COOPER: Yes. Alexandra, I appreciate it, thanks.

We'll have more now on how today's tragedy fits in the larger pattern that President Trump does not care to mention.

Joining us now is former -- joining us earlier was FBI supervisory special agent Ali Soufan. Among other incidents he's investigated and supervised, the probes into the USS Cole bombing and the events surrounding 9/11.

(BEGIN VIDEOTAPE)

COOPER: Ali, someone whose life work has been studying global extremism, I wonder first of all what your reaction was when you heard about this attack and who was behind it?

ALI SOUFAN, FORMER FBI SUPERVISORY AGENT: It's a horrific attack. I think I had no doubt in my mind that the person behind it will be a white supremacist.

[20:15:02] This is not the first one against, you know, an ethnic minority conducted by a white supremacist. We've seen that against Christians in Charleston and Jews in Pittsburgh, Muslims in Quebec.

And this movement, unfortunately, has been on the rise not only in the United States but also in the West and across Western democracies.

COOPER: Which gets me to my next question, because the president has commented today of all days saying that he does not see white nationalism as a rising threat around the world. Just in terms of numbers, it would seem to tell a different story.

SOUFAN: It's very disappointed that the president said that. I mean, if we look at the ADL numbers, 73.3 percent of all terrorist attacks in the last ten years were conducted by white supremacists and right- wing extremists. So many of our allies around the world have taken the threat seriously.

Unfortunately, in the United States, we are not taking it as a priority. We don't have any legislation to deal with these kind of domesticated groups the same way we deal with Islamic extremists, for example.

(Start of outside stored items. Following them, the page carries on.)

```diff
+    b.nb_stem = cdiv(d.SH, TBB_ROWS);
+    b.epb_sx = side_epb(b.n_sx); b.epb_zt = side_epb(b.n_mlp);
+    hipStream_t st = (hipStream_t)stream;
+    hipLaunchKernelGGL(time_branch_bwd_a_kernel, dim3(a.nw + a.nx + a.n_mlp), dim3(TBB_NT), 0, st, a);
+    BNERV_LAUNCH_CHECK("time_branch_bwd_a");
+    hipLaunchKernelGGL(time_branch_bwd_b_kernel, dim3(b.nb_stem + 1), dim3(TBB_NT), 0, st, b);
+    BNERV_LAUNCH_CHECK("time_branch_bwd_b");
+    return BNERV_OK;
+}
diff --git a/boosting_nerv_amd/csrc/sidejob.h b/boosting_nerv_amd/csrc/sidejob.h
--- a/boosting_nerv_amd/csrc/sidejob.h
+++ b/boosting_nerv_amd/csrc/sidejob.h
@@ -18,6 +18,11 @@
     SideJob j[SIDE_MAX_JOBS];
     int n_jobs, n_slices;
 };
+static inline int side_epb(int n_slabs) {
+    int lanes = 8;
+    while (lanes < 128 && lanes * 16 < n_slabs) lanes *= 2;
+    return 256 / lanes;
+}
 constexpr int SIDE_FLUSH_JOBS = 32;
 struct SideFlushPack {
     SideJob j[SIDE_FLUSH_JOBS];
diff --git a/boosting_nerv_amd/ops.py b/boosting_nerv_amd/ops.py
--- a/boosting_nerv_amd/ops.py
+++ b/boosting_nerv_amd/ops.py
@@ -313,6 +313,40 @@
     return _DenseGemm.apply(x, w, b, _ACT[act])
 
 
+TIME_BRANCH_BWD_CALLS = {"taken": 0, "declined": 0}
+
+
+def _time_branch_bwd_two_launches(B, saved, hs, p2, d_sy1, d_ty1, d_outs):
+    pe, sy0, saux0, sy1, saux1, ty0, taux0, ty1, taux1 = saved
+    sw0, sb0, sw1, sb1, tw0, tb0, tw1, tb1 = p2[:8]
+    mw = p2[8:]
+    n = len(hs)
+    dev = pe.device
+    SH, SO, TH, TO = sw0.shape[0], sw1.shape[0], tw0.shape[0], tw1.shape[0]
+    f = lambda *sh: torch.empty(*sh, dtype=torch.float32, device=dev)
+    g = [f(*t.shape) for t in p2]
+    nch = (SO + L.DENSE_DX_CHUNK - 1) // L.DENSE_DX_CHUNK
+    sx_part, zt_part, s_dpre = f(nch, B, SH), f(n, B, TO), f(B, SO)
+    d_sy1 = L.f32c(d_sy1).reshape(B, SO)
+    d_ty1 = None if d_ty1 is None else L.f32c(d_ty1).reshape(B, TO)
+    douts = [None if t is None else L.f32c(t).reshape(B, -1) for t in d_outs]
+    d = L.TimeBranchBwdDesc(L.ptr(pe), L.ptr(sw1), L.ptr(sy0), L.ptr(saux0), L.ptr(saux1), L.ptr(d_sy1),
+                            L.ptr(tw1), L.ptr(ty0), L.ptr(taux0), L.ptr(ty1), L.ptr(taux1), L.ptr(d_ty1),
+                            L.ptr(g[0]), L.ptr(g[1]), L.ptr(g[2]), L.ptr(g[3]), L.ptr(g[4]), L.ptr(g[5]), L.ptr(g[6]), L.ptr(g[7]),
+                            L.ptr(sx_part), L.ptr(zt_part), L.ptr(s_dpre), B, pe.shape[1] // 2, SH, SO, TH, TO, n, 0)
+    ml = (L.TimeBranchBwdMlp * n)()
+    for i in range(n):
+        w1, _, w2, _ = mw[4 * i:4 * i + 4]
+        dw1, db1, dw2, db2 = g[8 + 4 * i:12 + 4 * i]
+        ml[i].w1, ml[i].w2, ml[i].hs, ml[i].d_out = w1.data_ptr(), w2.data_ptr(), hs[i].data_ptr(), L.ptr(douts[i])
+        ml[i].dw1, ml[i].db1, ml[i].dw2, ml[i].db2, ml[i].C = dw1.data_ptr(), db1.data_ptr(), dw2.data_ptr(), db2.data_ptr(), w2.shape[0]
+    rc = L.load().bnerv_time_branch_bwd(L.stream(), C.byref(d), ml)
+    if rc == 1:
+        return None
+    L.check(rc, "bnerv_time_branch_bwd")
+    return g
+
+
 class _TimeBranch(torch.autograd.Function):
 
     @staticmethod
@@ -361,6 +395,11 @@
         w1s, w2s = [mw[4 * i] for i in range(n)], [mw[4 * i + 2] for i in range(n)]
         if n + 1 > L.MAX_DENSE_GROUPS or n == 0:
             raise L.BnervError("time branch backward: group count outside the grouped kernel's table")
+        if os.environ.get("BNERV_TIME_BRANCH_BWD", "1") != "0":
+            g2 = _time_branch_bwd_two_launches(B, sv[:9], hs, p2, d_sy1, d_ty1, d_outs)
+            TIME_BRANCH_BWD_CALLS["taken" if g2 is not None else "declined"] += 1
+            if g2 is not None:
+                return (None, None, None, *[t.reshape(sh) for t, sh in zip(g2, ctx.pshapes)])
         dxa, dwa, dba = _dense_grouped_bwd([none] * n + [sin], list(hs) + [sy0], w2s + [sw1], list(outs) + [sy1], [None] * n + [saux1],
                                            list(d_outs) + [d_sy1], [True] * (n + 1), [True] * (n + 1), False, B, defer_reduce=True)
         dx4, d_sy0 = dxa[:n], dxa[n]
diff --git a/include/bnerv.h b/include/bnerv.h
--- a/include/bnerv.h
+++ b/include/bnerv.h
@@ -67,6 +67,28 @@
     int B, L, SH, TH, TO, n_mlp;
 } bnerv_time_branch_desc;
 int bnerv_time_branch_fwd(void* stream, const bnerv_time_branch_desc* d, const bnerv_time_branch_mlp* mlps );
+
+#define BNERV_TIME_BRANCH_BWD_MLP_BYTES 72
+#define BNERV_TIME_BRANCH_BWD_DESC_BYTES 216
+typedef struct {
+    const float* w1; const float* w2;
+    const float* hs;
+    const float* d_out;
+    float* dw1; float* db1; float* dw2; float* db2;
+    int C; int _pad;
+} bnerv_time_branch_bwd_mlp;
+typedef struct {
+    const float* pe;
+    const float* sw1; const float* sy0; const float* saux0; const float* saux1;
+    const float* d_sy1;
+    const float* tw1; const float* ty0; const float* taux0; const float* ty1; const float* taux1;
+    const float* d_ty1;
+    float* d_sw0; float* d_sb0; float* d_sw1; float* d_sb1;
+    float* d_tw0; float* d_tb0; float* d_tw1; float* d_tb1;
+    float* sx_part; float* zt_part; float* s_dpre;
+    int B, L, SH, SO, TH, TO, n_mlp, _pad;
+} bnerv_time_branch_bwd_desc;
+int bnerv_time_branch_bwd(void* stream, const bnerv_time_branch_bwd_desc* d, const bnerv_time_branch_bwd_mlp* mlps );
 
 #define BNERV_SFT_CHUNKS 32
 int bnerv_sft_affine_fwd(void* stream, const float* x, const float* scale, const float* shift, float* y, int B, int C, int HW);
```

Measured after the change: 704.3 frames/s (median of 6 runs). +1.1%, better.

COOPER: So you think there needs to be some sort of a shift in or an enlargening in the way the law enforcement views and combats right- wing extremists domestically?

SOUFAN: Absolutely. Law enforcement have been doing an amazing job in the United States. I mean, the FBI have been doing amazing, great operations in arresting and tackling these guys. But, you know, it's all limited. It's all focused on a specific, you know, field office here and there.

It's not connected to a national strategy or a federal strategy or a priority by the federal government. We don't see that. I think we need to shift that focus when it comes to the white supremacist. We need to acknowledge its existence, not like the president, you know, just said today.

COOPER: You're saying this is a global network of right-wing extremists or white nationalists communicating, what, via online? Obviously we think about something like ISIS as a global ideology that, you know, we have seep pop up in many places. You're saying essentially white nationalism, white extremists, neo-Nazis, that is the same kind of global phenomenon?

SOUFAN: Yes, absolutely. And they communicate not only on social media, but they coordinate with each other. There is travel patterns, for example, of people going and visiting groups here in the United States.

So, these networks are operating in plain sights, they are taking advantage of the political divisions and the social divisions that exist. And they are taking advantage of demagogues and politicians, fanning the flames of hate.

COOPER: You know, clearly people who are not supporters of President Trump will want to point to his rhetoric as a reason why the U.S. is not focusing on right-wing extremism or white supremacists as much as you say it should be done. Is that a fair criticism?

SOUFAN: Now, the rhetoric of President Trump definitely is helping to make these hate groups feel more emboldened, as we've seen in Charlottesville and other places, as we've seen in the manifest of this criminal in New Zealand. This is very dangerous. We need to pay attention to this.

But I believe the issue of ignoring the threat of white supremacists has been going on for a few decades. And I think now the chickens are coming to roost.

COOPER: It's important.

Ali Soufan, I appreciate it. Thank you.

SOUFAN: Thank you, Anderson. Thanks a lot.

(END VIDEOTAPE)

COOPER: Ali mentioned the president's comments about the attack. We'll go to the White House and get report from our Jim Acosta about reaction to those comments and talk about what the killer himself said about President Trump.

(COMMERCIAL BREAK)

[20:22:47] COOPER: President Trump reached out to the New Zealand prime minister today saying the United States stands, quote, ready to help. The killer's manifesto mentions President Trump calling him, quote, a symbol of white renewed identity and common purpose, unquote.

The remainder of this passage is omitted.